WHAT YOU SHOULD DO: Would you restate the entries below word for word, starting at the first line and ending with the one that has "CW, int NM>"?

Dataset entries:
+template <typename TIN, bool V4, int NM>
+__device__ __forceinline__ void colmax_scan(const TIN* const (&X)[NM], int n, int d, int col, long r, long step,
+                                            u32 (&m)[NM][V4 ? 4 : 1]) {
+  constexpr int CW = V4 ? 4 : 1;
+#pragma unroll
+  for (int z = 0; z < NM; ++z)
+#pragma unroll
+    for (int e = 0; e < CW; ++e) m[z][e] = 0u;
+  if (col >= d) return;
+  const size_t off = (size_t)step * d;
+  const TIN* p[NM];
+#pragma unroll
+  for (int z = 0; z < NM; ++z) p[z] = X[z] + (size_t)r * d + col;
+  if constexpr (V4) {
+    auto ld = [](const TIN* q) { return *reinterpret_cast<const float4*>(q); };
+    auto up = [](u32 (&a)[CW], const float4& v) {
+      a[0] = max(a[0], abs_bits(v.x)); a[1] = max(a[1], abs_bits(v.y));
+      a[2] = max(a[2], abs_bits(v.z)); a[3] = max(a[3], abs_bits(v.w));
+    };
+    for (; r + 3 * step < n; r += 4 * step) {
+      float4 v[NM][4];
+#pragma unroll
+      for (int z = 0; z < NM; ++z) {
+#pragma unroll
+        for (int k = 0; k < 4; ++k) v[z][k] = ld(p[z] + k * off);
+        p[z] += 4 * off;
+      }
+#pragma unroll
+      for (int z = 0; z < NM; ++z)
+#pragma unroll
+        for (int k = 0; k < 4; ++k) up(m[z], v[z][k]);
+    }
+    for (; r < n; r += step) {
+      float4 v[NM];
+#pragma unroll
+      for (int z = 0; z < NM; ++z) { v[z] = ld(p[z]); p[z] += off; }
+#pragma unroll
+      for (int z = 0; z < NM; ++z) up(m[z], v[z]);
+    }
+  } else {
+    for (; r + 3 * step < n; r += 4 * step) {
+      u32 v[NM][4];
+#pragma unroll
+      for (int z = 0; z < NM; ++z) {
+#pragma unroll
+        for (int k = 0; k < 4; ++k) v[z][k] = abs_bits(p[z][k * off]);
+        p[z] += 4 * off;
+      }
+#pragma unroll
+      for (int z = 0; z < NM; ++z) m[z][0] = max(max(m[z][0], v[z][0]), max(max(v[z][1], v[z][2]), v[z][3]));
+    }
+    for (; r < n; r += step) {
+#pragma unroll
+      for (int z = 0; z < NM; ++z) { m[z][0] = max(m[z][0], abs_bits(*p[z])); p[z] += off; }
+    }
+  }
+}
+
+template <int CW, int NM>
+__device__ __forceinline__ void colmax_commit(const u32 (&m)[NM][CW], int cx, int cb, int d, u32* red,
+                                              u32* __restrict__ cmax0, int dc) {
+  const int t = threadIdx.x, nt = blockDim.x;
+  for (int i = t; i < NM * 64 * CW; i += nt) red[i] = 0u;
+  __syncthreads();
+#pragma unroll
+  for (int z = 0; z < NM; ++z)
+#pragma unroll
+    for (int e = 0; e < CW; ++e) atomicMax(&red[(z * 64 + cx) * CW + e], m[z][e]);
+  __syncthreads();
+  for (int i = t; i < NM * 64 * CW; i += nt) {
+    const int z = i / (64 * CW), c = cb * 64 * CW + i % (64 * CW);
+    if (c < d) atomicMax(&cmax0[(size_t)z * dc + c], red[i]);
+  }
+}
 
 __device__ __forceinline__ void hist_add(u32* h, u32 digit, bool valid, int lane, u32 w = 1u) {
 #pragma unroll
@@ -536,8 +638,13 @@
   float* neutral_sc; int dc;
   u32* hsync; int hsync_words;
   u32 folded;
+  u32* wgmax;
 };
 constexpr int PRO_INIT_BLOCKS = 16;
+constexpr int PRO_MAX_WGS = 1024;
+constexpr int PRO_ROWS = 4;
+constexpr size_t PRO_WGMAX_AT = (sizeof(HistSync) + 255) / 256 * 256;
+static_assert(PRO_WGMAX_AT + (size_t)PRO_MAX_WGS * 4 <= (size_t)SPEC_TABLE * 8, "wgmax must fit behind HistSync in the table");
 template <typename TIN>
 __device__ __forceinline__ void prologue_body(const TIN* __restrict__ T, const PrologueArgs& a, int b, int nb) {
   const int gt = b * 256 + (int)threadIdx.x, gn = nb * 256;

COMPLETED EXERCISE:
+template <typename TIN, bool V4, int NM>
+__device__ __forceinline__ void colmax_scan(const TIN* const (&X)[NM], int n, int d, int col, long r, long step,
+                                            u32 (&m)[NM][V4 ? 4 : 1]) {
+  constexpr int CW = V4 ? 4 : 1;
+#pragma unroll
+  for (int z = 0; z < NM; ++z)
+#pragma unroll
+    for (int e = 0; e < CW; ++e) m[z][e] = 0u;
+  if (col >= d) return;
+  const size_t off = (size_t)step * d;
+  const TIN* p[NM];
+#pragma unroll
+  for (int z = 0; z < NM; ++z) p[z] = X[z] + (size_t)r * d + col;
+  if constexpr (V4) {
+    auto ld = [](const TIN* q) { return *reinterpret_cast<const float4*>(q); };
+    auto up = [](u32 (&a)[CW], const float4& v) {
+      a[0] = max(a[0], abs_bits(v.x)); a[1] = max(a[1], abs_bits(v.y));
+      a[2] = max(a[2], abs_bits(v.z)); a[3] = max(a[3], abs_bits(v.w));
+    };
+    for (; r + 3 * step < n; r += 4 * step) {
+      float4 v[NM][4];
+#pragma unroll
+      for (int z = 0; z < NM; ++z) {
+#pragma unroll
+        for (int k = 0; k < 4; ++k) v[z][k] = ld(p[z] + k * off);
+        p[z] += 4 * off;
+      }
+#pragma unroll
+      for (int z = 0; z < NM; ++z)
+#pragma unroll
+        for (int k = 0; k < 4; ++k) up(m[z], v[z][k]);
+    }
+    for (; r < n; r += step) {
+      float4 v[NM];
+#pragma unroll
+      for (int z = 0; z < NM; ++z) { v[z] = ld(p[z]); p[z] += off; }
+#pragma unroll
+      for (int z = 0; z < NM; ++z) up(m[z], v[z]);
+    }
+  } else {
+    for (; r + 3 * step < n; r += 4 * step) {
+      u32 v[NM][4];
+#pragma unroll
+      for (int z = 0; z < NM; ++z) {
+#pragma unroll
+        for (int k = 0; k < 4; ++k) v[z][k] = abs_bits(p[z][k * off]);
+        p[z] += 4 * off;
+      }
+#pragma unroll
+      for (int z = 0; z < NM; ++z) m[z][0] = max(max(m[z][0], v[z][0]), max(max(v[z][1], v[z][2]), v[z][3]));
+    }
+    for (; r < n; r += step) {
+#pragma unroll
+      for (int z = 0; z < NM; ++z) { m[z][0] = max(m[z][0], abs_bits(*p[z])); p[z] += off; }
+    }
+  }
+}
+
+template <int CW, int NM>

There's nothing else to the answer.